EU officials will point to the complexity of global supply chains, the difficulty of tracking dual-use components, the challenge of enforcement when goods move through Turkey, Kazakhstan, China. All true. But that complexity doesn't make the components any less European, or the drones any less deadly.

The investigation mentions Austrian firms specifically, though details remain limited due to the source article's paywall. What's clear is the pattern: European technology, Russian drones, Ukrainian casualties. Thirteen sanctions rounds later.

This isn't about blaming individual companies—many components have legitimate civilian uses and were likely exported legally before the war. But three years into Russia's full-scale invasion, European components are still reaching Russian weapons manufacturers. That's an enforcement failure, and it's happening at the member state level where Brussels has limited authority.

The EU's sanctions architecture is impressive on paper: export controls, financial restrictions, technology bans coordinated across 27 member states. But sanctions only work if they're enforced. If European customs officials don't catch suspicious shipments. If member states don't investigate how components reach Russia through third countries. If European companies don't scrutinize their supply chains and distribution networks.

Brussels can announce sanctions packages until Commissioner Ursula von der Leyen runs out of press conference podiums. But if Austrian, German, French, or Italian components still end up in Geran-2 drones hitting Ukrainian civilians, what are those sanctions actually achieving?

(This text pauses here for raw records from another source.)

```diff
@@ -652,6 +653,12 @@
     const uint32_t xcd = block & 7u, slot = block >> 3;
     pair = (size_t)xcd + 8u * (size_t)(slot / blocks_per_pair);
     chunk = slot % blocks_per_pair;
+    const uint32_t listed = B.live_list[pair < n_pairs ? pair : n_pairs - 1];
+    const uint32_t valid = *B.live_valid, n_live = *B.n_active;
+    if (valid) {
+      if (pair >= n_live) return false;
+      pair = listed;
+    }
   }
   return pair < n_pairs;
 }
@@ -680,7 +687,7 @@
                                                GridPoint* s_tile) {
   size_t pair;
   uint32_t chunk;
-  if (!xcd_pair_map(block, blocks_per_pair, B.n_pairs, pair, chunk)) return;
+  if (!xcd_pair_map(B, block, blocks_per_pair, pair, chunk)) return;
   const PairState& S = B.state[pair];
   if (!S.active) return;
   const RegKind& K = B.kind[PLANE];
@@ -821,7 +828,7 @@
                                                 uint32_t* s_rows) {
   size_t pair;
   uint32_t chunk;
-  if (!xcd_pair_map(block, blocks_per_pair, B.n_pairs, pair, chunk)) return;
+  if (!xcd_pair_map(B, block, blocks_per_pair, pair, chunk)) return;
   const uint32_t i = chunk * kAssocThreads + threadIdx.x;
   const PairState& S = B.state[pair];
   if (!S.active) return;
@@ -902,7 +909,7 @@
   constexpr bool one_stage = ONE_STAGE;
   size_t pair;
   uint32_t chunk0;
-  if (!xcd_pair_map(blockIdx.x, blocks_per_pair, B.n_pairs, pair, chunk0)) return;
+  if (!xcd_pair_map(B, blockIdx.x, blocks_per_pair, pair, chunk0)) return;
   const PairState& S = B.state[pair];
   if (!S.active) return;
   const uint32_t queued = B.n_assoc[8 * pair + (PLANE ? 3 : 2)];
@@ -957,7 +964,7 @@
                                                                                               uint32_t blocks_per_pair) {
   size_t pair;
   uint32_t chunk0;
-  if (!xcd_pair_map(blockIdx.x, blocks_per_pair, B.n_pairs, pair, chunk0)) return;
+  if (!xcd_pair_map(B, blockIdx.x, blocks_per_pair, pair, chunk0)) return;
   const PairState& S = B.state[pair];
   if (!S.active) return;
   const uint32_t listed = B.n_assoc[8 * pair + (PLANE ? 5 : 4)];
@@ -1165,7 +1172,7 @@
 __global__ __launch_bounds__(kRestThreads, LOAMX_COOP_WAVES) void associate_knn_coop_kernel(RegBatch B, RegConfig C, uint32_t blocks_per_pair) {
   size_t pair;
   uint32_t chunk0;
-  if (!xcd_pair_map(blockIdx.x, blocks_per_pair, B.n_pairs, pair, chunk0)) return;
+  if (!xcd_pair_map(B, blockIdx.x, blocks_per_pair, pair, chunk0)) return;
   const PairState& S = B.state[pair];
   if (!S.active) return;
   const uint32_t listed = B.n_assoc[8 * pair + (PLANE ? 5 : 4)];
@@ -1297,7 +1304,7 @@
 __device__ __forceinline__ void fit_body(const RegBatch& B, const RegConfig& C, uint32_t blocks_per_pair, uint32_t block) {
   size_t pair;
   uint32_t chunk;
-  if (!xcd_pair_map(block, blocks_per_pair, B.n_pairs, pair, chunk)) return;
+  if (!xcd_pair_map(B, block, blocks_per_pair, pair, chunk)) return;
   const uint32_t i = chunk * kAssocThreads + threadIdx.x;
   const PairState& S = B.state[pair];
   if (!S.active) return;
@@ -1326,7 +1333,7 @@
 __global__ __launch_bounds__(kRestThreads, 3) void associate_fit_queued_kernel(RegBatch B, RegConfig C, uint32_t blocks_per_pair) {
   size_t pair;
   uint32_t chunk0;
-  if (!xcd_pair_map(blockIdx.x, blocks_per_pair, B.n_pairs, pair, chunk0)) return;
+  if (!xcd_pair_map(B, blockIdx.x, blocks_per_pair, pair, chunk0)) return;
   const PairState& S = B.state[pair];
   if (!S.active) return;
   const uint32_t queued = B.n_assoc[8 * pair + (PLANE ? 3 : 2)];
@@ -1352,7 +1359,7 @@
 __global__ __launch_bounds__(kRestThreads, 3) void associate_fit_late_kernel(RegBatch B, RegConfig C, uint32_t blocks_per_pair) {
   size_t pair;
   uint32_t chunk0;
-  if (!xcd_pair_map(blockIdx.x, blocks_per_pair, B.n_pairs, pair, chunk0)) return;
+  if (!xcd_pair_map(B, blockIdx.x, blocks_per_pair, pair, chunk0)) return;
   const uint32_t late = B.n_assoc[8 * pair + 6 + (PLANE ? 1 : 0)];
   if (late == 0u) return;
   const PairState& S = B.state[pair];
@@ -1684,6 +1691,7 @@
 
 __device__ __forceinline__ void outer_update_pair(const RegBatch& B, const RegConfig& C, size_t pair, PairState& S) {
   const uint32_t iteration = S.iterations;
+  *B.live_valid = 1u;
   double upd[7];
   for (int i = 0; i < 7; i++) upd[i] = S.lm.x_user[i];
   if (B.iter_info) {
@@ -1702,7 +1710,8 @@
   } else if (iteration + 1 >= C.max_iterations) {
     S.active = 0;
   } else {
-    atomicAdd(B.n_active, 1u);
+    const uint32_t at = atomicAdd(B.n_active, 1u);
+    if (at < B.n_pairs) B.live_list[at] = (uint32_t)pair;
   }
 }
 
```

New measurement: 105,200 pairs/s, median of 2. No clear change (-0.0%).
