__host__ __device__ constexpr uint32_t hot_word(uint32_t cb, uint32_t lb, uint32_t q, uint32_t shift)
{
    return lb | (q << 5) | ((shift + q) << 10) |
           (cb ? ((7u - (8u >> cb)) << 16) | ((cb == 1 ? 9u : cb == 2 ? 7u : 6u) << 20) | ((4u - cb) << 24) |
                 ((28u + cb) << 26) | (1u << 31)
               : 0u);
}
__device__ __forceinline__ uint32_t hot_cb(uint32_t hw) { return (hw >> 26) & 3u; }
__device__ __forceinline__ uint32_t hot_lb(uint32_t hw) { return hw & 31u; }
__device__ __forceinline__ uint32_t hot_q(uint32_t hw) { return (hw >> 5) & 15u; }
__host__ __device__ constexpr uint32_t cold_word(uint32_t iir_order, uint32_t fir_order, uint32_t fir_shift, uint32_t iir_shift)
{
    return iir_order | (fir_order << 4) | (fir_shift << 8) | (iir_shift << 12);
}

__device__ __forceinline__ uint32_t huff_decode_top(uint32_t top, uint32_t hw)
{
    const uint32_t a = (top >> ((hw >> 26) & 31u)) + ((hw >> 16) & 0x307u);
    const uint32_t n = (uint32_t)__clz((int)((top & 0x3F800000u) | 0x00400000u));
    const uint32_t up = ((hw >> 20) & 0x10Fu) + n, dn = 0x108u - n;
    uint32_t d = 0x40000000u - (top & 0x7F800000u);
    asm("" : "+v"(d));
    uint32_t ms = (uint32_t)((int32_t)d >> 31);
    asm("" : "+v"(ms));
    uint32_t val = (up & ms) | (dn & ~ms);
    asm("" : "+v"(val));
    const uint32_t e = (n << 8) + val;
    uint32_t m = (uint32_t)((int32_t)top >> 31);
    asm("" : "+v"(m));
    return ((a & m) | (e & ~m)) & (uint32_t)((int32_t)hw >> 31);
}

__device__ __forceinline__ uint32_t huff_decode(uint32_t cb, uint32_t t)
{
    return huff_decode_top(t << 23, hot_word(cb, 0u, 0u, 0u));
}

struct SubPark {
    uint32_t flags, block_size, min_ch, max_ch, max_mat_ch, noise_shift, seed, matrix_len, bypass_mask, outch_pack,
             oshift_pack, qss_pack, nslots, iir_any, ss_end_bit, rows_left, blocks_in_frame, chk, gl, seg_lane;
    bool have_restart, seg_iir;
    uint32_t *brec, *brec_end, *brec_base;
};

The European Commission doesn't run customs checkpoints. It doesn't prosecute sanctions violations. Those are member state responsibilities—and member states, consumed by domestic politics and economic pressures, often lack the resources or will to enforce aggressively.

So the drones keep flying, rattling like sputtering mopeds before they hit. And inside them: European technology that Brussels announced it had banned, traveling routes that member states failed to close.

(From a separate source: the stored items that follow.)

template <int KIND, int M, int LAY, bool WALK, bool MIX = false>
__device__ __forceinline__ void run_subframe(LaneCtx& L, Rdr& rd, const FrameCtx& fc, void* out, int nch, int c,
                                    int32_t c1m, uint32_t bs_max, void* dummy_base) {
    constexpr int L_ = WALK ? CHUNK : DEC_CHUNK;
    static_assert(L_ % hist_len<M>() == 0 && L_ % 16 == 0, "a chunk holds whole history rings and output groups");
    uint4* const dummy = reinterpret_cast<uint4*>(dummy_base) + dummy_slot();
    Pend pd;
    pd.p = dummy;
    pd.v0 = pd.v1 = make_uint4(0, 0, 0, 0);
    StageOf<LAY> sg;
    sg.mask = 0;
    sg.base = 0;
    sg.q0 = (threadIdx.x >> 6) * STAGE_QUADS;
    uint64_t outv = reinterpret_cast<uintptr_t>(out);
    asm volatile("" : "+v"(outv));
    sg.out = reinterpret_cast<guint4*>(outv);
    if constexpr (!WALK && staged<KIND, LAY>()) {
#pragma unroll
// ... 30 lines not shown
#endif
        if (L.mode == M_PRED && base < L.bs && base >= (uint32_t)L.order && L.left == 0 && L.parts_left > 0)
            read_partition_header<KIND>(L, rd);
        if (L.mode != M_NONE && rd.pos() > L.end) set_err(L, rd, E_END_OF_STREAM);
        const bool active = L.mode != M_NONE && base < L.bs;
        uint32_t wu;
        bool lane_fast;
        if constexpr (MIX) {
            wu = base == 0 && L.mode == M_PRED ? (uint32_t)L.order : 0u;
            const bool pred_ok = L.mode == M_PRED && L.left + wu >= (uint32_t)L_ && !L.unsafe;
            const bool cv_ok = L.mode == M_CONST || (L.mode == M_VERB && L.cbps <= 32);
            lane_fast = active && base + L_ <= L.bs && (pred_ok || cv_ok) && (!need_pack || fc.packed);
        } else {
            wu = base == 0 ? (uint32_t)L.order : 0u;
            lane_fast = active && base + L_ <= fast_bs && L.mode == M_PRED && L.left + wu >= (uint32_t)L_;
        }
        const bool need_slow = active && !lane_fast;
        bool redo = __builtin_amdgcn_ballot_w64(need_slow) != 0;
#ifdef ZFLAC_PROBE
        bool was_pair = false;
#endif
        if (!redo) {
            const uint32_t k_nb = rd.nb;
            const Pred<KIND, M> k_pr = pr;
            if constexpr (!WALK) {
                sg.mask = (typename StageOf<LAY>::Mask)__builtin_amdgcn_ballot_w64(lane_fast && fc.write);
                sg.base = base;
            }
            bool bad = false;
            bool vbad = false;
            uint32_t ovf = 0;
            constexpr bool PAIRS = WALK || KIND == 1;
            const bool pairs = PAIRS && pair_cool == 0 && base != 0 &&
                               __builtin_amdgcn_ballot_w64(lane_fast && (L.k < (WALK ? 1u : 2u) || L.k > PAIR_KMAX ||
                                                                         L.esc)) == 0;
            const bool escs = __builtin_amdgcn_ballot_w64(lane_fast && L.esc) != 0;
            bool wide = false;
            if constexpr (KIND == 2 && LAY == LAY_STEREO)
                wide = __builtin_amdgcn_ballot_w64(lane_fast && L.bps > 30 && L.chan_code >= 8) != 0;
            auto fast = [&](auto decor, auto nc, auto esc) {
                fast_chunk<KIND, M, L_, LAY, decltype(decor)::value, WALK, decltype(nc)::value, decltype(esc)::value>(
                    L, rd, pr, base, fc, out, nch, c, c1m, lane_fast, dummy, bad, pd, sg, vbad, ovf);
            };
            using DGen = std::integral_constant<int, D_GEN>;
            using DMs = std::integral_constant<int, D_MS>;
            using One = std::integral_constant<int, 1>;
            using Two = std::integral_constant<int, PAIRS ? 2 : 1>;
// ... 58 lines not shown
                } else {
                    if (PAIRS && pairs) fast(DGen{}, Two{}, NoEsc{});
                    else fast(DGen{}, One{}, NoEsc{});
                }
            }
            redo = __builtin_amdgcn_ballot_w64(bad && lane_fast) != 0;
            if (PAIRS && pairs && redo) {
                pair_cool = BACKOFF ? 8u << (pair_fail < 4u ? pair_fail : 4u) : 8u;
                pair_fail++;
            } else if (BACKOFF && PAIRS && pairs) {
                pair_fail = 0;
            } else if (pair_cool) {
                pair_cool--;
            }
            pair_cool = __builtin_amdgcn_readfirstlane(pair_cool);
            if constexpr (BACKOFF) pair_fail = __builtin_amdgcn_readfirstlane(pair_fail);
#ifdef ZFLAC_PROBE
            was_pair = PAIRS && pairs && !escs && base != 0;
#endif
            if (redo || !lane_fast) {
                rd.nb = k_nb;
            }
            if (redo) {
                pr = k_pr;
                pd.p = dummy;
                sg.mask = 0;
            }
            if (!redo && lane_fast) {
                if (!MIX || L.mode == M_PRED) L.left -= L_ - wu;
                L.dom = L.dom || vbad;
                L.dcr |= ovf & (KIND == 1 ? 0x80008000u : 1u);
            }
        }
#ifdef ZFLAC_PROBE
        const uint64_t p2 = __builtin_amdgcn_s_memtime();
        const bool was_fast = !__builtin_amdgcn_ballot_w64(active && !lane_fast);
#endif
        if (redo) slow_chunk<KIND, M, L_, LAY, WALK>(L, rd, pr, base, fc, out, nch, c, c1m);
#ifdef ZFLAC_PROBE
        const uint64_t p3 = __builtin_amdgcn_s_memtime();
        pr_top += p1 - p0;
        pr_fast += p2 - p1;
        pr_slow += p3 - p2;
        pr_n += 1;
        pr_nfast += was_fast ? 1 : 0;
        pr_redo += (was_fast && redo) ? 1 : 0;
        pr_pair += was_pair ? 1 : 0;
// ... 127 lines not shown
            W.mode = M_NONE;
            if (s.frame_ok) {
                W.mode = M_PRED;
                rd.init(start);
                walk_subframe<KIND>(W, rd);
            }
            uint32_t wbs = W.mode != M_NONE ? W.bs : 0;
            for (int o = 32; o > 0; o >>= 1) wbs = max(wbs, (uint32_t)__shfl_xor((int)wbs, o));
            if (wbs) run_subframe<KIND, 4, LAY_MULTI, true>(W, rd, s.fc, a.out, nch, r, 0, wbs, a.dummy);
            start = s.frame_ok ? rd.pos() : 0u;
            if (fvalid) a.sub_start[(uint64_t)f * MAX_CH + r + 1] = start;
        }
    }
}

template <int KIND, int LAY, int MB, bool MIX>
__host__ __device__ constexpr int dec_min_waves() {
    if (MB == 32 || MIX || LAY == LAY_MULTI) return 1;
    if (KIND == 0 && MB > 8) return 1;
    if (KIND == 2 && LAY == LAY_STEREO && MB > 4) return 1;
    return 2;
}
template <int KIND, int LAY, int MB, bool MIX>
__global__ __launch_bounds__(DEC_THREADS, (dec_min_waves<KIND, LAY, MB, MIX>())) void k_decode(DecodeArgs a) {
#ifdef ZFLAC_DEC_PRIO
    __builtin_amdgcn_s_setprio(ZFLAC_DEC_PRIO);
#endif
    const int lane = threadIdx.x & 63;
    const int wave_in_block = threadIdx.x >> 6;
    const uint32_t wave = (blockIdx.x * DEC_THREADS + threadIdx.x) >> 6;
    const uint32_t nwaves = (gridDim.x * DEC_THREADS) >> 6;
    const int nch = LAY == LAY_STEREO ? 2 : (LAY == LAY_MONO ? 1 : a.nch);
    const int F = 64 / nch;
    const int c = lane / F;
    const int j = lane - c * F;
    const bool lane_ok = c < nch;
    const int32_t c1m = c ? -1 : 0;
    uint32_t nframes = a.n_frames ? *a.n_frames : a.n_frames_host;
    if (nframes > a.cap) nframes = a.cap;
    const uint32_t lds_lane = (uint32_t)(wave_in_block * RING_WAVE_WORDS + lane);

    constexpr bool FIRST = MB == 8 && !MIX;
    constexpr uint32_t MIX_BIT = 64;
    const bool rest = MB == 32 && MIX && a.rest;
    for (uint32_t g0 = wave * (uint32_t)F; g0 < nframes; g0 += nwaves * (uint32_t)F) {
        if constexpr (!FIRST) {
            const uint32_t gmb = a.group_mb[g0 / (uint32_t)F];
// ... 19 lines not shown
        }
        uint32_t ord = 0, bs_act = 0;
        bool cv = false;
        if (L.mode != M_NONE) {
            const uint32_t t = (rd.hi() >> 25) & 63;
            ord = (t >= 32) ? t - 31 : ((t >= 8 && t <= 12) ? t - 8 : 0);
            cv = t <= 1;
            bs_act = L.bs;
        }
        for (int o = 32; o > 0; o >>= 1) {
            ord = max(ord, (uint32_t)__shfl_xor((int)ord, o));
            bs_act = max(bs_act, (uint32_t)__shfl_xor((int)bs_act, o));
        }
        const bool mix = __builtin_amdgcn_ballot_w64(cv) != 0;
        const uint32_t mb = mix ? (ord <= 8 ? 8u + MIX_BIT : 32u + MIX_BIT)
                                : (ord <= 4 ? 4u : (ord <= 8 ? 8u : (ord <= 12 ? 12u : (ord <= 16 ? 16u : 32u))));
        if constexpr (FIRST) {
            if (lane == 0) {
                a.group_mb[g0 / (uint32_t)F] = mb;
                if (a.bucket_used) atomicOr(a.bucket_used, bucket_bit(mb & ~MIX_BIT, (mb & MIX_BIT) != 0));
            }
        }
        if (!rest && mb != (uint32_t)MB + (MIX ? MIX_BIT : 0u)) continue;
        run_subframe<KIND, MB, LAY, false, MIX>(L, rd, fc, a.out, nch, c, c1m, bs_act, a.dummy);

        uint32_t endbits = (rd.pos() + 7) & ~7u;
        int lerr = L.err ? L.err : (L.dom ? (int)E_OUT_OF_DOMAIN : 0);
        if (s.frame_ok && !lerr && c == nch - 1 && endbits + 16 > L.end) lerr = E_END_OF_STREAM;
        int ferr = 0;
        uint32_t dcr = 0;
        for (int cc = nch - 1; cc >= 0; cc--) {
            const int e = __shfl(lerr, cc * F + j);
            if (e) ferr = e;
            dcr |= (uint32_t)__shfl((int)L.dcr, cc * F + j);
        }
        if (LAY == LAY_STEREO && !ferr && dcr) ferr = E_OUT_OF_DOMAIN;
        const uint32_t last_end = (uint32_t)__shfl((int)endbits, (nch - 1) * F + j);
        if (fvalid && c == 0) {
            a.c_err[f] = ferr;
            a.c_info[f] = s.hdr_info;
            a.c_rate[f] = s.rate;
            a.c_end[f] = (s.pos & ~(uint64_t)15) + last_end / 8 + 2;
        }
    }
}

Brussels decides more than you think. Except when it doesn't—when enforcement falls to national governments more interested in economic relationships than sanctions compliance. Then Brussels decides nothing at all, and European chips end up in Russian weapons.

Thirteen sanctions rounds. Nineteen European companies. One question: if Europe can't keep its own technology out of Russian drones after three years of war, what exactly are all those Brussels press conferences for?